Data entries:
::::::::
+            using Tiles0 = std::conditional_t<decltype(DF)::value, Tiles<1, NW>, AllTiles>;
+            using TilesL = std::conditional_t<decltype(DL)::value, Tiles<0, NW - 1>, AllTiles>;
+            using First1 = std::integral_constant<int, decltype(DF)::value ? 2 : 0>;
+            wA = load_a(c0 * KS * a.taps);
+            for (int chunk = c0; chunk < c1; ++chunk) {
+                auto one = [&](auto R, auto FIRST, auto TILES, int q) {
+                    const int slab = chunk * a.taps + q;
+                    if constexpr (AINP) stepi(FIRST, TILES, slab, chunk, q);
+                    else step(R, FIRST, TILES, slab, chunk, q);
+                };
+                __syncthreads();
+                if (a.dbg && blockIdx.x == 0 && tid == 0 && chunk < 14) a.dbg[2 + chunk] = clock64() - tick0;
+                b0 = rd(xaddr(chunk, 0), 0, AllTiles{});
+                fold();
+                if constexpr (FOLD) __builtin_amdgcn_sched_barrier(0);
+                one(F_{}, T_{}, Tiles0{}, 0);
+                if (per_chunk > 1) one(T_{}, First1{}, AllTiles{}, 1);
+                int q = 2;
+                for (; q + 2 <= per_chunk; q += 2) {
+                    one(F_{}, F_{}, AllTiles{}, q);
+                    one(T_{}, F_{}, AllTiles{}, q + 1);
+                }
+                if (q < per_chunk) one(F_{}, F_{}, TilesL{}, q);
+                if constexpr (!AINP) {
+                    if (per_chunk & 1) wA = wB;
+                }
+            }
+        };
+        bool drop_first = false, drop_last = false;
+        if (a.pad_skip) {
+            drop_first = pad_step_form(a.T, t0, a.taps, a.dil, 0, NW) == PAD_DROP_FIRST;
+            drop_last = pad_step_form(a.T, t0, a.taps, a.dil, a.taps - 1, NW) == PAD_DROP_LAST;
+        }
+        if (drop_first) {
+            if (drop_last) chunks(T_{}, T_{});
+            else chunks(T_{}, F_{});
+        } else {
+            if (drop_last) chunks(F_{}, T_{});
+            else chunks(F_{}, F_{});
+        }
+    } else
     for (int chunk = c0; chunk < c1; ++chunk) {
         auto slab_of = [&](int q) {
             const int j = q / KS, sub = q - j * KS;
             return (chunk * KS + sub) * a.taps + j;
         };
-        auto at = [&](auto R, auto FIRST, int q) { step(R, FIRST, slab_of(q), chunk, q); };
+        auto at = [&](auto R, auto FIRST, int q) { step(R, FIRST, AllTiles{}, slab_of(q), chunk, q); };
         __syncthreads();
         if (a.dbg && blockIdx.x == 0 && tid == 0 && chunk < 14) a.dbg[2 + chunk] = clock64() - tick0;
-        b0 = rd(xaddr(chunk, 0), 0);
+        b0 = rd(xaddr(chunk, 0), 0, AllTiles{});
         fold();
         if constexpr (FOLD) __builtin_amdgcn_sched_barrier(0);
         if constexpr (AINP) {
-            stepi(T_{}, slab_of(0), chunk, 0);
+            stepi(T_{}, AllTiles{}, slab_of(0), chunk, 0);
             int q = 1;
             for (; q + 2 <= per_chunk; q += 2) {
-                stepi(F_{}, slab_of(q), chunk, q);
-                stepi(F_{}, slab_of(q + 1), chunk, q + 1);
-            }
-            if (q < per_chunk) stepi(F_{}, slab_of(q), chunk, q);
+                stepi(F_{}, AllTiles{}, slab_of(q), chunk, q);
+                stepi(F_{}, AllTiles{}, slab_of(q + 1), chunk, q + 1);
+            }
+            if (q < per_chunk) stepi(F_{}, AllTiles{}, slab_of(q), chunk, q);
         } else {
             at(F_{}, T_{}, 0);
             int q = 1;
diff --git a/diffroll_amd/csrc/kernels.h b/diffroll_amd/csrc/kernels.h
--- a/diffroll_amd/csrc/kernels.h
+++ b/diffroll_amd/csrc/kernels.h
@@ -26,6 +26,7 @@
     std::atomic<int> xcd_model{1};
     std::atomic<int> s3_eager{0};
     std::atomic<int> debug_chunks{0};
+    std::atomic<int> pad_skip{1};
 };
 Tuning& tuning();
 std::atomic<unsigned>& tuning_epoch();
@@ -69,6 +70,7 @@
     unsigned* ws_cnt;
     size_t ws_floats, ws_cnt_n;
     int ksplit;
+    int pad_skip;
     long long* dbg;
     int lds_bytes;
     int fold128;
@@ -90,7 +92,8 @@
     const float *conv_w, *conv_b, *conv_b2;
     const float *cond, *cond2;
     const float *out_w, *out_b;
-    int dil, pad_;
+    int dil;
+    int pad_skip;
 };
 struct StackArgs {
     float *h, *hd, *g, *skip;
@@ -249,6 +252,7 @@
     int t4_ni;
     float* g;
     int lds_bytes;
+    int pad_skip;
     long long* dbg;
     unsigned *bar, *pbar, *err, *derr;
     unsigned* ready;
::::::::
Could you retype every record above exactly as given?

Output below:
+            using Tiles0 = std::conditional_t<decltype(DF)::value, Tiles<1, NW>, AllTiles>;
+            using TilesL = std::conditional_t<decltype(DL)::value, Tiles<0, NW - 1>, AllTiles>;
+            using First1 = std::integral_constant<int, decltype(DF)::value ? 2 : 0>;
+            wA = load_a(c0 * KS * a.taps);
+            for (int chunk = c0; chunk < c1; ++chunk) {
+                auto one = [&](auto R, auto FIRST, auto TILES, int q) {
+                    const int slab = chunk * a.taps + q;
+                    if constexpr (AINP) stepi(FIRST, TILES, slab, chunk, q);
+                    else step(R, FIRST, TILES, slab, chunk, q);
+                };
+                __syncthreads();
+                if (a.dbg && blockIdx.x == 0 && tid == 0 && chunk < 14) a.dbg[2 + chunk] = clock64() - tick0;
+                b0 = rd(xaddr(chunk, 0), 0, AllTiles{});
+                fold();
+                if constexpr (FOLD) __builtin_amdgcn_sched_barrier(0);
+                one(F_{}, T_{}, Tiles0{}, 0);
+                if (per_chunk > 1) one(T_{}, First1{}, AllTiles{}, 1);
+                int q = 2;
+                for (; q + 2 <= per_chunk; q += 2) {
+                    one(F_{}, F_{}, AllTiles{}, q);
+                    one(T_{}, F_{}, AllTiles{}, q + 1);
+                }
+                if (q < per_chunk) one(F_{}, F_{}, TilesL{}, q);
+                if constexpr (!AINP) {
+                    if (per_chunk & 1) wA = wB;
+                }
+            }
+        };
+        bool drop_first = false, drop_last = false;
+        if (a.pad_skip) {
+            drop_first = pad_step_form(a.T, t0, a.taps, a.dil, 0, NW) == PAD_DROP_FIRST;
+            drop_last = pad_step_form(a.T, t0, a.taps, a.dil, a.taps - 1, NW) == PAD_DROP_LAST;
+        }
+        if (drop_first) {
+            if (drop_last) chunks(T_{}, T_{});
+            else chunks(T_{}, F_{});
+        } else {
+            if (drop_last) chunks(F_{}, T_{});
+            else chunks(F_{}, F_{});
+        }
+    } else
     for (int chunk = c0; chunk < c1; ++chunk) {
         auto slab_of = [&](int q) {
             const int j = q / KS, sub = q - j * KS;
             return (chunk * KS + sub) * a.taps + j;
         };
-        auto at = [&](auto R, auto FIRST, int q) { step(R, FIRST, slab_of(q), chunk, q); };
+        auto at = [&](auto R, auto FIRST, int q) { step(R, FIRST, AllTiles{}, slab_of(q), chunk, q); };
         __syncthreads();
         if (a.dbg && blockIdx.x == 0 && tid == 0 && chunk < 14) a.dbg[2 + chunk] = clock64() - tick0;
-        b0 = rd(xaddr(chunk, 0), 0);
+        b0 = rd(xaddr(chunk, 0), 0, AllTiles{});
         fold();
         if constexpr (FOLD) __builtin_amdgcn_sched_barrier(0);
         if constexpr (AINP) {
-            stepi(T_{}, slab_of(0), chunk, 0);
+            stepi(T_{}, AllTiles{}, slab_of(0), chunk, 0);
             int q = 1;
             for (; q + 2 <= per_chunk; q += 2) {
-                stepi(F_{}, slab_of(q), chunk, q);
-                stepi(F_{}, slab_of(q + 1), chunk, q + 1);
-            }
-            if (q < per_chunk) stepi(F_{}, slab_of(q), chunk, q);
+                stepi(F_{}, AllTiles{}, slab_of(q), chunk, q);
+                stepi(F_{}, AllTiles{}, slab_of(q + 1), chunk, q + 1);
+            }
+            if (q < per_chunk) stepi(F_{}, AllTiles{}, slab_of(q), chunk, q);
         } else {
             at(F_{}, T_{}, 0);
             int q = 1;
diff --git a/diffroll_amd/csrc/kernels.h b/diffroll_amd/csrc/kernels.h
--- a/diffroll_amd/csrc/kernels.h
+++ b/diffroll_amd/csrc/kernels.h
@@ -26,6 +26,7 @@
     std::atomic<int> xcd_model{1};
     std::atomic<int> s3_eager{0};
     std::atomic<int> debug_chunks{0};
+    std::atomic<int> pad_skip{1};
 };
 Tuning& tuning();
 std::atomic<unsigned>& tuning_epoch();
@@ -69,6 +70,7 @@
     unsigned* ws_cnt;
     size_t ws_floats, ws_cnt_n;
     int ksplit;
+    int pad_skip;
     long long* dbg;
     int lds_bytes;
     int fold128;
@@ -90,7 +92,8 @@
     const float *conv_w, *conv_b, *conv_b2;
     const float *cond, *cond2;
     const float *out_w, *out_b;
-    int dil, pad_;
+    int dil;
+    int pad_skip;
 };
 struct StackArgs {
     float *h, *hd, *g, *skip;
@@ -249,6 +252,7 @@
     int t4_ni;
     float* g;
     int lds_bytes;
+    int pad_skip;
     long long* dbg;
     unsigned *bar, *pbar, *err, *derr;
     unsigned* ready;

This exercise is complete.